Orders and recommendations

Orders

  1. The landlord is to carry out a thorough investigation in respect of the heating system, specifically, for it to test whether the tepid water is due to user error and to investigate the reports of chalky water.  The resident is requested to cooperate with any such tests for the purposes of reaching a conclusion.
  2. The landlord is to carry out a lessons-learned exercise in respect of the handling of repairs and subsequent complaint and to issue a formal apology to the resident for the identified failings.
  3. The landlord is to re-offer the total compensation of £300, if the resident has not already accepted and received this.
  4. The landlord is to confirm compliance with the above orders by 27 August 2021.

Recommendations

  1. The landlord is recommended to carry out a test of the electricity system as per the recommendation of the electricity company and for it to provide the outcome of this test and its findings to the resident.

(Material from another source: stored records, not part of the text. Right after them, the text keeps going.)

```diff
@@ -976,18 +1015,28 @@
                      h->stat_partials.p + kStatBlocks, nr, h->cfg.cell_size, h->geom.p);
   HIPC(h->sc->keys.reserve(nr)); HIPC(h->sc->vals.reserve(nr));
   HIPC(h->pts.reserve(nr + 8)); HIPC(h->nrm.reserve(nr)); HIPC(h->ref_inv.reserve(nr));
-  hipLaunchKernelGGL(k_ref_keys, dim3(nblk(nr)), dim3(256), 0, h->stream, src, nr, h->geom.p, h->sc->keys.p, h->sc->vals.p);
-  rc = sort_pairs(h, nr, 48);
+  const bool key_hist = tuning().key_hist;
+  if (key_hist) {
+    const SortTiles tl = sort_tiles(nr);
+    rc = sort_reserve_hist(h, tl);
+    if (rc) return rc;
+    LSGPU_LAUNCH_KEYS_HIST(k_ref_keys_hist, tl, src, nr, (const GeomDev*)h->geom.p, h->sc->keys.p, h->sc->vals.p, rs_mask(48, 0),
+                           h->sc->sort_hist.p, tl.nblocks);
+  } else {
+    hipLaunchKernelGGL(k_ref_keys, dim3(nblk(nr)), dim3(256), 0, h->stream, src, nr, h->geom.p, h->sc->keys.p, h->sc->vals.p);
+  }
+  rc = sort_pairs(h, nr, 48, key_hist);
   if (rc) return rc;
   hipLaunchKernelGGL(k_ref_gather, dim3(nblk(nr + 8)), dim3(256), 0, h->stream, src, nsrc, nr,
                      h->sc->vals_alt.p, h->geom.p, h->pts.p, h->nrm.p, h->ref_inv.p);
   HIPC(h->flags.reserve(nr)); HIPC(h->cidx.reserve(nr));
+  HIPC(h->counters.reserve(64));
+  const bool fold = tuning().fold_fills;
   hipLaunchKernelGGL(k_chunk_flags, dim3(nblk(nr)), dim3(256), 0, h->stream, h->sc->keys_alt.p, nr, h->geom.p,
-                     h->flags.p);
+                     h->flags.p, fold ? h->counters.p : (uint32_t*)nullptr);
   rc = scan_u32(h, h->flags.p, h->cidx.p, (size_t)nr,  true);
   if (rc) return rc;
-  HIPC(h->counters.reserve(64));
-  HIPC(hipMemsetAsync(h->counters.p, 0, 64 * sizeof(uint32_t), h->stream));
+  if (!fold) HIPC(hipMemsetAsync(h->counters.p, 0, 64 * sizeof(uint32_t), h->stream));
   hipLaunchKernelGGL(k_cells_count, dim3(std::min(512, nblk(nr))), dim3(256), 0, h->stream, h->sc->keys_alt.p, nr, h->geom.p,
                      h->counters.p);
   const uint32_t* hc = h->pin->cells;
diff --git a/laser_slam_amd/csrc/lsgpu_sort.hip.h b/laser_slam_amd/csrc/lsgpu_sort.hip.h
--- a/laser_slam_amd/csrc/lsgpu_sort.hip.h
+++ b/laser_slam_amd/csrc/lsgpu_sort.hip.h
@@ -11,6 +11,35 @@
     if (lane >= o) v += t;
   }
   return v;
+}
+
+inline int rs_items(int64_t n, int forced) { return forced ? forced : n >= (1 << 21) ? 16 : n >= (1 << 19) ? 8 : 4; }
+inline int rs_blocks(int64_t n, int items) { return (int)((n + 256 * (int64_t)items - 1) / (256 * (int64_t)items)); }
+inline uint32_t rs_mask(int nbits, int pass) {
+  const int width = nbits - 8 * pass;
+  return (1u << (width < 0 ? 0 : width > 8 ? 8 : width)) - 1u;
+}
+
+template <int ITEMS, class KeyOf>
+__device__ __forceinline__ void rs_keys_tile(int64_t n, uint32_t mask, uint64_t* __restrict__ keys, uint32_t* __restrict__ vals,
+                                             uint32_t* __restrict__ blockhist, int nblocks, KeyOf key_of) {
+  __shared__ uint32_t hist[256];
+  hist[threadIdx.x] = 0u;
+  __syncthreads();
+  const int lane = threadIdx.x & 63, w = threadIdx.x >> 6;
+  const int64_t base = (int64_t)blockIdx.x * (256 * ITEMS) + (int64_t)w * (64 * ITEMS) + lane;
+#pragma unroll
+  for (int i = 0; i < ITEMS; ++i) {
+    const int64_t idx = base + i * 64;
+    if (idx < n) {
+      const uint64_t k = key_of(idx);
+      keys[idx] = k;
+      vals[idx] = (uint32_t)idx;
+      atomicAdd(&hist[(uint32_t)k & mask], 1u);
+    }
+  }
+  __syncthreads();
+  blockhist[(size_t)threadIdx.x * nblocks + blockIdx.x] = hist[threadIdx.x];
 }
 
 template <int ITEMS>
diff --git a/laser_slam_amd/csrc/lsgpu_tuning.h b/laser_slam_amd/csrc/lsgpu_tuning.h
--- a/laser_slam_amd/csrc/lsgpu_tuning.h
+++ b/laser_slam_amd/csrc/lsgpu_tuning.h
@@ -30,6 +30,8 @@
   bool side_stream = true;
   int front_guess = 2048;
   int sort_items = 0;
+  bool key_hist = true;
+  bool fold_fills = true;
   bool ssn_sort_levels = false;
   int ssn_root = 0;
   int ne_blocks = 256;
@@ -90,6 +92,8 @@
     fprintf(stderr, "liblsgpu_icp: LSGPU_SORT_ITEMS must be 4, 8 or 16; choosing by size\n");
     t.sort_items = 0;
   }
+  t.key_hist = !flag("LSGPU_NO_KEY_HIST");
+  t.fold_fills = !flag("LSGPU_NO_FOLD_FILLS");
   t.ssn_sort_levels = flag("LSGPU_SSN_SORT_LEVELS");
   t.ssn_root = (int)number("LSGPU_SSN_ROOT", 0, 0, 8192);
   if (t.ssn_root != 0 && t.ssn_root != 2048 && t.ssn_root != 4096 && t.ssn_root != 8192) {
@@ -110,7 +114,7 @@
   static const char* known[] = {"LSGPU_QUERY_ORDER", "LSGPU_Q_ELEV", "LSGPU_Q_SECT", "LSGPU_GAP", "LSGPU_BUDGET", "LSGPU_BUDGET_WIDE", "LSGPU_WIDE_ITERS",
                                 "LSGPU_ROUTE_R", "LSGPU_ROUTE_CHUNKS", "LSGPU_ROUTE_HEAVY_MAX", "LSGPU_ROUTE_DENSE", "LSGPU_SPLIT_UPDATE", "LSGPU_NO_PREDICT", "LSGPU_NO_COMMIT",
                                 "LSGPU_NO_COMM_COMMIT", "LSGPU_NO_SEED_CAP", "LSGPU_NO_LAZY", "LSGPU_NO_SPLIT", "LSGPU_NO_SIDE_STREAM", "LSGPU_NO_LOOKAHEAD", "LSGPU_NO_INDEX_REST", "LSGPU_CELLS_SPLIT", "LSGPU_NO_FUSED_SELECT", "LSGPU_FULL_GROUPS", "LSGPU_THREE_PASS_SELECT", "LSGPU_SEL_AMB_CAP", "LSGPU_FRONT_GUESS",
-                                "LSGPU_SORT_ITEMS", "LSGPU_SSN_ROOT", "LSGPU_SSN_SORT_LEVELS",
+                                "LSGPU_SORT_ITEMS", "LSGPU_NO_KEY_HIST", "LSGPU_NO_FOLD_FILLS", "LSGPU_SSN_ROOT", "LSGPU_SSN_SORT_LEVELS",
                                 "LSGPU_NE_BLOCKS", "LSGPU_COMM_TIMEOUT_MS", "LSGPU_KNN_DBG", "LSGPU_NO_CONE", "LSGPU_NO_CONE_PROBE", "LSGPU_CONE_ROWS", "LSGPU_CONE_COLS", "LSGPU_CONE_FROM", "LSGPU_CONE_MAX_OCC", "LSGPU_CONE_HEAVY_STEPS", "LSGPU_CONE_HEAVY_SHARE",
                                 "LSGPU_SO", "LSGPU_STATS_SO", "LSGPU_BATCH_POOLS", "LSGPU_BATCH_UNIQ", "LSGPU_GS_DEBUG", "LSGPU_GOLDEN_DIR", "LSGPU_SEQ_PERTURB", "LSGPU_SEQ_POSES", "LSGPU_TEST_INPUT_FILTERS",
                                 nullptr};
```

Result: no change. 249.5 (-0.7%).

In circumstances where it is found that the electricity supply is also serving other properties or areas, for the landlord to take action to rectify this accordingly.
  2. The landlord is recommended to re-offer to consider compensation for increased energy bills for the period of time originally complained of, should the resident provide copies of her energy bills to evidence this.

*The resident to note that consideration of compensation is not tantamount to an offer of compensation and the landlord is not obliged to offer compensation in this respect.

  1. The landlord is to confirm its intentions in respect of the above recommendations by 27 August 2021.